Directions: Filter the entries down to the lines holding "heads", then copy those lines.
*** Given records Section Begins ***
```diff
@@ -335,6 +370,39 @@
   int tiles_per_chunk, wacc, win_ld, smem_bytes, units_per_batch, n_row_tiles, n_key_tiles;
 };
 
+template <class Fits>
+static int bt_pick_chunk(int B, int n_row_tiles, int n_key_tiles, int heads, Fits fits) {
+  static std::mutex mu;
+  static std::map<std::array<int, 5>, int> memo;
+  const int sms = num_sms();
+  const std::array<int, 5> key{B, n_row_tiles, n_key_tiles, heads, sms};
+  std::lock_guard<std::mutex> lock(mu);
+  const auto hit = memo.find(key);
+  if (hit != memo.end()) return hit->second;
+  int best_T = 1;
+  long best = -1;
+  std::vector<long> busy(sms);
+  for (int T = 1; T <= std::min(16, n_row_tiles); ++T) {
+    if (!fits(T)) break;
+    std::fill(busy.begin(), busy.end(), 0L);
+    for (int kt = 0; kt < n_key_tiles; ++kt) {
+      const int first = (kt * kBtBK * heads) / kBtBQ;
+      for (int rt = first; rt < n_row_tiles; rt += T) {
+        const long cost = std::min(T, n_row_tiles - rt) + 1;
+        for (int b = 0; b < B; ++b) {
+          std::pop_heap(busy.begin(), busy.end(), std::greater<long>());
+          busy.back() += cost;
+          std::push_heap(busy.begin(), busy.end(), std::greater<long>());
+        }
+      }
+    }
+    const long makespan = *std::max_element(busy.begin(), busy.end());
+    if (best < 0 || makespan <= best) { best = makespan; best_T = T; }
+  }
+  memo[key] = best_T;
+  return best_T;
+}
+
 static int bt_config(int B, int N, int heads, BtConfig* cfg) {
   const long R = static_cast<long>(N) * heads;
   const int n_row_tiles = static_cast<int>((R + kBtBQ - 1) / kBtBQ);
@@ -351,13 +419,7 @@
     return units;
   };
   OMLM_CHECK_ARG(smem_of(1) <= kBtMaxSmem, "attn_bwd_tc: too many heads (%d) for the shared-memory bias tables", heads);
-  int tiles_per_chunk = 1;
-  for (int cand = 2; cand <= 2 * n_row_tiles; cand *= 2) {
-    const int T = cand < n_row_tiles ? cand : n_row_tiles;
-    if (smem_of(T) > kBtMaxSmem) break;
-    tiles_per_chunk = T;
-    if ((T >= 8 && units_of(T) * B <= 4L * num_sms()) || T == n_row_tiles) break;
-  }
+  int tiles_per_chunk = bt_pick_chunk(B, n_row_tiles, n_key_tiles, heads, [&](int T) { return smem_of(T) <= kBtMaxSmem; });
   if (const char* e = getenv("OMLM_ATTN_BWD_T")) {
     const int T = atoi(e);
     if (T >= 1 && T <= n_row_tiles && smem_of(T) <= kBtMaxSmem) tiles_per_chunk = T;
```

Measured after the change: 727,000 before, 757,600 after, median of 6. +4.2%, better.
*** Given records Section Ends ***
*** Given records Section Begins ***
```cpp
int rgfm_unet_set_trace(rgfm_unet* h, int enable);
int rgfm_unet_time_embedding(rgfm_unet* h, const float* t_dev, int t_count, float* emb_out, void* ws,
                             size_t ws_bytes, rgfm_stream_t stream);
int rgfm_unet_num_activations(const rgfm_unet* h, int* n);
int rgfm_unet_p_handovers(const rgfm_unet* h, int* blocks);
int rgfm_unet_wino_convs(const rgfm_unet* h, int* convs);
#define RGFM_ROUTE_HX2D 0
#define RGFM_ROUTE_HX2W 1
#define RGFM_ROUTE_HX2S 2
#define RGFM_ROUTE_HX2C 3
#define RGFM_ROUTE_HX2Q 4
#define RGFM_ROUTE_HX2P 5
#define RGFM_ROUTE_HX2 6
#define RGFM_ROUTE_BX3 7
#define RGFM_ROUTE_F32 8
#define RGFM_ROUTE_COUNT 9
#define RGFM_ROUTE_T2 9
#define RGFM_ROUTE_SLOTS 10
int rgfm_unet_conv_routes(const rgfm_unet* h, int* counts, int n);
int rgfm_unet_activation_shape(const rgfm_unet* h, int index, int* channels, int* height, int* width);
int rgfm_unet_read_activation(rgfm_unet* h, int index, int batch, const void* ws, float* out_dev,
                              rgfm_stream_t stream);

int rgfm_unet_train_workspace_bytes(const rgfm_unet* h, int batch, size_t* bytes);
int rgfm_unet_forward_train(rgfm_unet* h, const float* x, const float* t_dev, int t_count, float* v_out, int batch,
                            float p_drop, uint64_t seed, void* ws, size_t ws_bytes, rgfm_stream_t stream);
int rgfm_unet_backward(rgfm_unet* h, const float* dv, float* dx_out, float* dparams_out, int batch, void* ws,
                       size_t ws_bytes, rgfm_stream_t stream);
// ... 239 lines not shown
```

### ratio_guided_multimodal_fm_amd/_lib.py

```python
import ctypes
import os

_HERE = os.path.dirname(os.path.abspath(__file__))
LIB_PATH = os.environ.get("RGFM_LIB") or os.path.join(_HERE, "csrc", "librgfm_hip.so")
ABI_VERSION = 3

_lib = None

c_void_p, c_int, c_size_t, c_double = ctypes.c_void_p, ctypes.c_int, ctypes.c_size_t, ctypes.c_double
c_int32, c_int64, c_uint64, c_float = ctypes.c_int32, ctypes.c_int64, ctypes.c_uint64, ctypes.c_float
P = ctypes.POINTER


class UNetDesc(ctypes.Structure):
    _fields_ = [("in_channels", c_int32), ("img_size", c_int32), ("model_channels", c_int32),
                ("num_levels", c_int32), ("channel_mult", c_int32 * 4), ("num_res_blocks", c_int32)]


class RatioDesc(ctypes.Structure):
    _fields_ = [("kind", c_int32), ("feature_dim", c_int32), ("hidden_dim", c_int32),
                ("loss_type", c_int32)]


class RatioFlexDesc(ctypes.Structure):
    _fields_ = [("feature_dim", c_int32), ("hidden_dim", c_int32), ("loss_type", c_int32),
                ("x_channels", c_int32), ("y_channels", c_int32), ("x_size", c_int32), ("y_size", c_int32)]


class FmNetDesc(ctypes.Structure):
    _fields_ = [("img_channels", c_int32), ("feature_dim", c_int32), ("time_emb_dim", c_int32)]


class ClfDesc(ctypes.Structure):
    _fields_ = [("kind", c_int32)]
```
*** Given records Section Ends ***
Your solution:
+static int bt_pick_chunk(int B, int n_row_tiles, int n_key_tiles, int heads, Fits fits) {
+  const std::array<int, 5> key{B, n_row_tiles, n_key_tiles, heads, sms};
+      const int first = (kt * kBtBK * heads) / kBtBQ;
 static int bt_config(int B, int N, int heads, BtConfig* cfg) {
   const long R = static_cast<long>(N) * heads;
   OMLM_CHECK_ARG(smem_of(1) <= kBtMaxSmem, "attn_bwd_tc: too many heads (%d) for the shared-memory bias tables", heads);
+  int tiles_per_chunk = bt_pick_chunk(B, n_row_tiles, n_key_tiles, heads, [&](int T) { return smem_of(T) <= kBtMaxSmem; });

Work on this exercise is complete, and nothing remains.